La estrategia de cambio político de la Casa Blanca no apunta a un desmontaje abrupto del modelo chavista, sino a una reforma progresiva impulsada desde dentro del propio régimen, con Delcy Rodríguez a la cabeza como figura operativa bajo la supervisión directa de Washington.

Hasta junio de 2026, el proceso de cambio político en el país ha ido avanzando mediante conversaciones directas entre representantes de la Casa Blanca y Miraflores, en torno a metas verificables definidas por Washington y acordadas con el interinato. Según ha advertido el secretario de Estado, Marco Rubio, el incumplimiento de estos compromisos podría acarrear consecuencias económicas y políticas, e incluso reabrir la posibilidad del uso de la fuerza.

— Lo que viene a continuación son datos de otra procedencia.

template <int K>
struct ChainWin {
  uint32_t b[K];
  uint32_t s[K];
  uint32_t same;
};

__device__ __forceinline__ uint32_t byte_bits(uint64_t m, int i) {
  return uint32_t((((m >> i) & 0x0101010101010101ull) * 0x0102040810204080ull) >> 56);
}

template <int K>
__device__ __forceinline__ ChainWin<K> chain_window(const int32_t (&wk)[24], const uint64_t (&m8)[3], uint32_t opt) {
  ChainWin<K> c;
#pragma unroll
  for (int i = 0; i < K; i++) { c.b[i] = 0; c.s[i] = 0; }
  c.same = 0;
#pragma unroll
  for (int q = 0; q < 3; q++) {
#pragma unroll
    for (int i = 0; i < K; i++) {
      c.b[i] |= byte_bits(m8[q], i) << (8 * q);
      c.s[i] |= byte_bits(m8[q], CHAIN_MAX_K + i) << (8 * q);
    }
  }
#pragma unroll
  for (int w = 1; w < 24; w++) c.same |= uint32_t(wk[w] == wk[w - 1]) << w;
#pragma unroll
  for (int i = 0; i < K; i++)
    if (!((opt >> i) & 1)) c.s[i] = 0;
  return c;
// ... 119 lines not shown
        if ((m >> stage) & 1) { cm |= 1u << stage; stage++; alive = true; break; }
        if (((opt >> stage) & 1) && ((m >> (CHAIN_MAX_K + stage)) & 1)) { stage++; continue; }
        break;
      }
      if (!alive) break;
      if (stage == K) { done = v == d; break; }
    }
    if (done) { res |= 1u << d; cms[d] = cm; }
  }
  return res;
}

__device__ __forceinline__ int32_t stencil_row(int32_t rj, uint32_t a, int s, int k, bool chain, bool carry) {
  if (chain) {
    const uint32_t d = a & 3u, cm = (a >> 2) & 15u;
    const int ho = int(a >> 6);
    const int rel = -int32_t(d) + __popc(cm & ((1u << s) - 1));
    if (!((cm >> s) & 1)) return -1;
    if (carry && ho != 3 && rel < -ho) return -(1 + (-ho - rel));
    return rj + rel;
  }
  const int need = carry ? int(a) : 0;
  return s < need ? -(1 + (need - s)) : rj - (k - 1) + s;
}

template <int K, class VT, bool TOPIC, bool CHAIN, bool CARRY, int SUB>
__global__ __launch_bounds__(ST_THREADS) void stencil_kernel(
    const int32_t* __restrict__ key, const VT* __restrict__ val, const int32_t* __restrict__ topic, int64_t n,
    const StencilProgram* __restrict__ P, int32_t* __restrict__ out, int64_t* __restrict__ tile_count,
    int64_t ntiles, StencilCarry C) {
  __shared__ __attribute__((aligned(16))) int32_t s_key[ST_KWORDS];
  __shared__ __attribute__((aligned(16))) uint8_t s_mask[ST_TILE + 16];
  __shared__ int32_t s_wsum[SUB][ST_THREADS / 64];
  __shared__ uint8_t s_tab[64];
  __shared__ uint8_t s_lut[256];
  __shared__ uint8_t s_nan[4];
  __shared__ uint32_t s_super;

  const int tid = threadIdx.x;
  const int lane = tid & 63, wid = tid >> 6;
  if (tid == 0) s_super = blockIdx.x;
  if (tid < 64) s_tab[tid] = P->table[tid];
  s_lut[tid] = P->lut[tid];
  if (tid < 4) s_nan[tid] = P->nan_mask[tid];
  __syncthreads();
  const int64_t tile0 = int64_t(s_super) * SUB;
  const int ntl = int(ntiles - tile0 < SUB ? ntiles - tile0 : SUB);

  Chunk<VT, TOPIC> cur;
  load_chunk<VT, TOPIC>(cur, key, val, topic, tile0 * ST_TILE, n, tid);
  int32_t h_key = INT32_MIN;
  uint32_t h_mask = 0;
  VT h_val{};
  int32_t h_top = 0;
  const bool halo_lane = tid >= 16 - (K - 1) && tid < 16;
  const bool h_first = halo_lane && tile0 * ST_TILE - 16 + tid >= 0;
  if (h_first) {
    const int64_t g = tile0 * ST_TILE - 16 + tid;
    h_key = key[g];
    h_val = val[g];
    if constexpr (TOPIC) h_top = topic[g];
  }

  uint32_t hits[SUB];
  uint64_t bneed[CARRY ? SUB : 1];
  int excl[SUB], total[SUB];
  uint32_t wpk[CHAIN ? SUB : 1][2 * K], wsame[CHAIN ? SUB : 1];
  uint32_t hb[CHAIN && CARRY ? SUB : 1];
  const uint32_t opt = CHAIN ? uint32_t(P->optmask) : 0u;
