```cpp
template <class IX>
struct ScanLdsT {
  using index = IX;
  double* P;
  double* tot;
  uint32_t* TB;
  int* M;
  IX* CB;
  IX* RB;
  IX* PF;
// ... 712 lines not shown
  RSI_LAUNCH(k_hist_f32, dim3(grid), dim3(kThreads), lds, stream, x, mask, nb, use_abs, center, ymin, hist, np, use_lds);
}
void launch_minmax_plan(const float* x, const int32_t* mask, int64_t nb, int use_abs, double center, const double* d_center,
                        const GridChain& c, GridMedian* out, hipStream_t stream) {
  RSI_LAUNCH(k_minmax_plan, dim3(bounded_grid(nb, kThreads * 16, 256)), dim3(kThreads), 0, stream, x, mask, nb, use_abs, center, d_center, c.mm,
                     c.counters, c.cap, c.hist, out);
}
static int hist_walk_grid(int64_t nb) { const int g = grid_for(nb, kThreads * kHistRun * 2); return g > 256 ? 256 : g; }
bool hist_walk_pack16(int64_t nb) {
  const int64_t run = (int64_t)kThreads * kHistRun, stride = (int64_t)hist_walk_grid(nb) * run;
  const int64_t tail = nb % stride;
  const int64_t most = nb / stride * run + (tail < run ? tail : run);
  return most < 65536;
}
void launch_hist_walk(const float* x, const int32_t* mask, int64_t nb, int use_abs, double center, const double* d_center,
                      const GridChain& c, GridMedian* out, const GridExport* ex, const FillList* fill, hipStream_t stream) {
  const uint32_t bins = kLdsBins;
  const int grid = hist_walk_grid(nb);
  const bool pack16 = hist_walk_pack16(nb);
  const size_t lds = pack16 ? (size_t)bins * 2 : (size_t)bins * 4;
  ExportPair e{};
  if (ex) for (int k = 0; k < 2; ++k) { e.src[k] = ex->src[k]; e.dst[k] = ex->dst[k]; e.bytes[k] = (unsigned int)ex->bytes[k]; }
  FillList f{};
  if (fill) f = *fill;
  if (pack16) RSI_LAUNCH(k_hist_walk<true>, dim3(grid), dim3(kThreads), lds, stream, x, mask, nb, use_abs, center, d_center, out, c.hist, c.counters + 1, e, f, bins);
  else { RSI_ALLOW_FULL_LDS(k_hist_walk<false>); RSI_LAUNCH(k_hist_walk<false>, dim3(grid), dim3(kThreads), lds, stream, x, mask, nb, use_abs, center, d_center, out, c.hist, c.counters + 1, e, f, bins); }
}
constexpr int kGTileGrid = 256;
constexpr size_t kGTileBudget = size_t(8) << 30;
struct ScanShape { int count, kcap, grid; bool gtile, wide; size_t tile_bytes; };
static ScanShape scan_tile_shape(int Lmax) {
  ScanShape sh;
  const int halo = Lmax / 2 + 1;
  sh.count = kScanTile + 2 * halo;
  sh.kcap = 0;
  while ((2 << sh.kcap) <= Lmax && sh.kcap < 6) ++sh.kcap;
  sh.gtile = Lmax > kScanLdsL;
  sh.wide = Lmax > kScanNarrowL;
  if (!sh.gtile) while (sh.kcap > 0 && scan_lds_bytes(sh.count, sh.kcap) + 4 * kThreads * sizeof(int) + 1024 > 160 * 1024) --sh.kcap;
  sh.tile_bytes = scan_lds_bytes(sh.count, sh.kcap, sh.wide ? 4 : 2);
  sh.grid = kGTileGrid;
// ... 91 lines not shown
```

### rsicnv_amd/csrc/pipeline.hip

```cpp
#include <new>
#include "pipeline_internal.h"

using namespace rsik;
using namespace rsip;
using rsih::Candidate;
using rsih::Region;

namespace {

struct ScanPassOut { uint32_t escapes, inexact, ldel, ldup; };
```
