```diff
@@ -982,18 +1123,31 @@
         VDA_TRY(fusion(1, p2, l1r, BT, h1, w1, 2 * h1, 2 * w1, Fe, up_fused ? "p1c" : "p1", &p1, !up_fused));
         const int hh = 2 * h1, ww = 2 * w1;
         void* o1 = act("o1", (size_t)BT * hh * ww * Fhp);
-        if (up_fused) {
-            if (!dry) VDA_TRY(vda_conv3x3_up2_f16(p1, W("oc1.w"), V("oc1.b"), o1, BT, h1, w1, Fe, Fhp, Fhp, s));
-        } else
-            VDA_TRY(conv3x3(p1, "oc1.w", o1, BT, hh, ww, Fe, Fhp, VDA_EPI_BIAS_F16, 1, V("oc1.b")));
-        if (prec == VDA_PREC_F16) {
-            if (!dry) VDA_TRY(vda_depth_tail_f16(o1, W("oc2.w"), V("oc2.b"), V("oc3.w"), h->oc3_bias, depth, h->zero_page, BT, hh, ww, H, Wd, Fhp, s));
-        } else {
-            void* up = act("tail_up", (size_t)BT * H * Wd * Fhp);
-            VDA_TRY(bilinear(o1, up, BT, hh, ww, H, Wd, Fhp));
-            void* c2 = act("tail_c2", (size_t)BT * H * Wd * 32);
-            VDA_TRY(conv3x3(up, "oc2.w", c2, BT, H, Wd, Fhp, 32, VDA_EPI_BIAS_RELU_F16, 1, V("oc2.b")));
-            if (!dry) VDA_TRY(vda_head_out_f32_f32((const float*)c2, V("oc3.w"), h->oc3_bias, depth, (long long)BT * H * Wd, 32, s));
+        void* up = prec == VDA_PREC_F16 ? nullptr : act("tail_up", (size_t)BT * H * Wd * Fhp);
+        void* c2 = prec == VDA_PREC_F16 ? nullptr : act("tail_c2", (size_t)BT * H * Wd * 32);
+        step([=](const Part& p) -> int {
+            const size_t pi = up_fused ? (size_t)h1 * w1 * Fe : (size_t)hh * ww * Fe;
+            const void* pp = frame(p1, p.f0, pi, ab);
+            void* op = frame(o1, p.f0, (size_t)hh * ww * Fhp, ab);
+            float* dp = dry ? nullptr : depth + (size_t)p.f0 * H * Wd;
+            if (up_fused) {
+                if (!dry) VDA_TRY(vda_conv3x3_up2_f16(pp, W("oc1.w"), V("oc1.b"), op, p.nf, h1, w1, Fe, Fhp, Fhp, s));
+            } else
+                VDA_TRY(conv3x3(pp, "oc1.w", op, p.nf, hh, ww, Fe, Fhp, VDA_EPI_BIAS_F16, 1, V("oc1.b")));
+            if (prec == VDA_PREC_F16) {
+                if (!dry) VDA_TRY(vda_depth_tail_f16(op, W("oc2.w"), V("oc2.b"), V("oc3.w"), h->oc3_bias, dp, h->zero_page, p.nf, hh, ww, H, Wd, Fhp, s));
+                return 0;
+            }
+            void* upp = frame(up, p.f0, (size_t)H * Wd * Fhp, ab);
+            void* c2p = frame(c2, p.f0, (size_t)H * Wd * 32, ab);
+            VDA_TRY(bilinear(op, upp, p.nf, hh, ww, H, Wd, Fhp));
+            VDA_TRY(conv3x3(upp, "oc2.w", c2p, p.nf, H, Wd, Fhp, 32, VDA_EPI_BIAS_RELU_F16, 1, V("oc2.b")));
+            return dry ? 0 : vda_head_out_f32_f32((const float*)c2p, V("oc3.w"), h->oc3_bias, dp, (long long)p.nf * H * Wd, 32, s);
+        });
+        VDA_TRY(flush());
+        if (hn > 1 && !dry) {
+            VDA_HIP(hipEventRecord(lane->join, lane->stream));
+            VDA_HIP(hipStreamWaitEvent(s, lane->join, 0));
         }
         if (fold && !dry) {
             hipLaunchKernelGGL(poison_on_overflow_kernel, dim3(256), dim3(256), 0, s, (const int*)ovf, depth, (long long)BT * H * Wd, (volatile int*)h->ovf_host);
@@ -1016,6 +1170,10 @@
         Run r{h, prec, true, &lay, nullptr, prec == VDA_PREC_F32 ? (size_t)4 : (size_t)2};
         VDA_TRY(r.forward(nullptr, nullptr, B, T, H, W));
         lay.gemm_launches = r.nsched;
+        for (const auto& kv : lay.hsize) {
+            size_t& bytes = lay.bufs.at(kv.first).second;
+            bytes = std::max(bytes, lay.hbase[kv.first] + kv.second);
+        }
         size_t off = 0;
         for (const std::string& n : lay.order) {
             lay.bufs[n].first = off;
@@ -1041,6 +1199,11 @@
 int enc_split_default() {
     static const int v = getenv("VDA_ENC_SPLIT") ? atoi(getenv("VDA_ENC_SPLIT")) : 1;
     return v != 0;
+}
+
+int head_split_default() {
+    static const int v = getenv("VDA_HEAD_SPLIT") ? atoi(getenv("VDA_HEAD_SPLIT")) : 1;
+    return v >= 0 && v <= 3 ? v : 1;
 }
 
 }
@@ -1084,6 +1247,7 @@
     memset(ring, 0, 64);
     h->ovf_host = (volatile int32_t*)ring;
     h->enc_split = enc_split_default();
+    h->head_split = head_split_default();
     *out = h;
     return 0;
 }
@@ -1283,6 +1447,12 @@
     }
     if (strcmp(name, "enc_split") == 0) {
         h->enc_split = value < 0 ? enc_split_default() : value != 0;
+        h->layouts.clear();
+        return 0;
+    }
+    if (strcmp(name, "head_split") == 0) {
+        VDA_REQUIRE(value <= 3, "vda_set_option: head_split is 0, 1, 2 or 3 (or < 0: the default)");
+        h->head_split = value < 0 ? head_split_default() : value;
         h->layouts.clear();
         return 0;
     }
```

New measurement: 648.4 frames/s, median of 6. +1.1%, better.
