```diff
+    u32x2 pk[5], dsk[5];
+#pragma unroll
+    for (int t = 0; t < 5; ++t) { pk[t] = u32x2{0u, 0u}; dsk[t] = u32x2{0u, 0u}; }
+    if (w < nqt) {
+        const int tlast = a.causal ? min(w, nkt - 1) : nkt - 1;
+        const int klim = a.causal ? min(qi, a.Nkv - 1) : a.Nkv - 1;
+        f32x4 dq[4];
+#pragma unroll
+        for (int dm = 0; dm < 4; ++dm) dq[dm] = f32x4{0.f, 0.f, 0.f, 0.f};
+#pragma unroll
+        for (int t = 0; t < 5; ++t) {
+            if (t <= tlast) {
+                const T* krow = Ks + (16 * t + li) * SH_RS + 8 * g;
+                const T* vrow = Vs + (16 * t + li) * SH_RS + 8 * g;
+                const v8 ak0 = as_v8<T>(ld16(krow)), ak1 = as_v8<T>(ld16(krow + 32));
+                const v8 av0 = as_v8<T>(ld16(vrow)), av1 = as_v8<T>(ld16(vrow + 32));
+                f32x4 s = MT<T>::mfma16(ak0, qf[0], f32x4{0.f, 0.f, 0.f, 0.f});
+                f32x4 dp = MT<T>::mfma16(av0, dof[0], f32x4{-Dq, -Dq, -Dq, -Dq});
+                s = MT<T>::mfma16(ak1, qf[1], s);
+                dp = MT<T>::mfma16(av1, dof[1], dp);
+                float p[4], ds[4];
+#pragma unroll
+                for (int r = 0; r < 4; ++r) {
+                    const bool keep = qvalid && (16 * t + 4 * g + r <= klim);
+                    p[r] = keep ? __builtin_amdgcn_exp2f(s[r] * c - lse2) : 0.f;
+                    ds[r] = p[r] * dp[r];
+                }
+                pk[t] = pack4<T>(p[0], p[1], p[2], p[3]);
+                dsk[t] = pack4<T>(ds[0], ds[1], ds[2], ds[3]);
+                const v4 dsf = __builtin_bit_cast(v4, dsk[t]);
+#pragma unroll
+                for (int dm = 0; dm < 4; ++dm)
+                    dq[dm] = MT<T>::mfma16k16(short_ld4<T>(Kt + (16 * dm + li) * SH_TS + 16 * t + 4 * g), dsf, dq[dm]);
+            }
+        }
+        if (qvalid) {
+            T* dqrow = (T*)a.dq + (int64_t)b * a.dq_bs + (int64_t)qi * a.dq_rs + h * SH_D;
+#pragma unroll
+            for (int dm = 0; dm < 4; ++dm)
+                st8(dqrow + 16 * dm + 4 * g, pack4<T>(dq[dm][0] * a.scale, dq[dm][1] * a.scale, dq[dm][2] * a.scale,
+                                                       dq[dm][3] * a.scale));
+        }
+    }
+    __syncthreads();
+#pragma unroll
+    for (int ks = 0; ks < 2; ++ks)
+#pragma unroll
+        for (int e = 0; e < 8; ++e) {
+            Qt[(32 * ks + 8 * g + e) * SH_TS + qi] = qf[ks][e];
+            dOt[(32 * ks + 8 * g + e) * SH_TS + qi] = dof[ks][e];
+        }
+#pragma unroll
+    for (int t = 0; t < 5; ++t) {
+        const T* ph = reinterpret_cast<const T*>(&pk[t]);
+        const T* dh = reinterpret_cast<const T*>(&dsk[t]);
+#pragma unroll
+        for (int r = 0; r < 4; ++r) {
+            Pt[(16 * t + 4 * g + r) * SH_TS + qi] = ph[r];
+            dSt[(16 * t + 4 * g + r) * SH_TS + qi] = dh[r];
+        }
+    }
+    __syncthreads();
+    if (w >= nkt) return;
+    const int kvi = 16 * w + li;
+    const int t0 = a.causal ? w : 0;
+    f32x4 dk[4], dv[4];
+#pragma unroll
+    for (int dm = 0; dm < 4; ++dm) { dk[dm] = f32x4{0.f, 0.f, 0.f, 0.f}; dv[dm] = f32x4{0.f, 0.f, 0.f, 0.f}; }
+#pragma unroll
+    for (int tq = 0; tq < 5; ++tq) {
+        if (tq >= t0 && tq < nqt) {
+            const v4 pB = short_ld4<T>(Pt + kvi * SH_TS + 16 * tq + 4 * g);
+            const v4 dsB = short_ld4<T>(dSt + kvi * SH_TS + 16 * tq + 4 * g);
+#pragma unroll
+            for (int dm = 0; dm < 4; ++dm) {
+                dv[dm] = MT<T>::mfma16k16(short_ld4<T>(dOt + (16 * dm + li) * SH_TS + 16 * tq + 4 * g), pB, dv[dm]);
+                dk[dm] = MT<T>::mfma16k16(short_ld4<T>(Qt + (16 * dm + li) * SH_TS + 16 * tq + 4 * g), dsB, dk[dm]);
+            }
+        }
+    }
+    if (kvi < a.Nkv) {
+        T* dkrow = (T*)a.dk + (int64_t)b * a.dk_bs + (int64_t)kvi * a.dk_rs + h * SH_D;
+        T* dvrow = (T*)a.dv + (int64_t)b * a.dv_bs + (int64_t)kvi * a.dv_rs + h * SH_D;
+#pragma unroll
+        for (int dm = 0; dm < 4; ++dm) {
+            st8(dkrow + 16 * dm + 4 * g, pack4<T>(dk[dm][0] * a.scale, dk[dm][1] * a.scale, dk[dm][2] * a.scale,
+                                                   dk[dm][3] * a.scale));
+            st8(dvrow + 16 * dm + 4 * g, pack4<T>(dv[dm][0], dv[dm][1], dv[dm][2], dv[dm][3]));
+        }
+    }
+}
diff --git a/mix-of-show_amd/mixofshow/hip/lib.py b/mix-of-show_amd/mixofshow/hip/lib.py
--- a/mix-of-show_amd/mixofshow/hip/lib.py
+++ b/mix-of-show_amd/mixofshow/hip/lib.py
@@ -139,6 +139,7 @@
                                  _i, _i, _i, _i, _i, _vp]),
     'mos_attn_fwd': (_i, [_vp, _vp, _vp, _vp, _vp, _vp, _i, _vp, ctypes.POINTER(AttnShape), _i, _vp]),
     'mos_attn_bwd_workspace_bytes': (_i64, [ctypes.POINTER(AttnShape)]),
+    'mos_attn_short_form': (_i, [ctypes.POINTER(AttnShape), _i]),
     'mos_attn_bwd': (_i, [_vp, _vp, _vp, _vp, _vp, _vp, _vp, _i, _vp, _vp, _vp, _vp, _vp, _vp,
                           ctypes.POINTER(AttnShape), ctypes.POINTER(AttnGradStrides), _i, _vp]),
     'mos_self_attn_fwd': (_i, [_vp, _vp, _vp, _vp, _vp, ctypes.POINTER(AttnShape), _i, _vp]),
```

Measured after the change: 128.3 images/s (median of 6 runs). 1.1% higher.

Estas conversaciones bilaterales han sido marcadamente opacas, fuera del escrutinio público y sin que el pueblo venezolano conozca con precisión cuál es el alcance de las metas y compromisos asumidos en su nombre por el interinato. Algunos de estos acuerdos han derivado en proyectos de reforma legal sancionados de forma automática por una Asamblea Nacional, controlada totalmente por el oficialismo y carente de legitimidad, tanto nacional como internacionalmente.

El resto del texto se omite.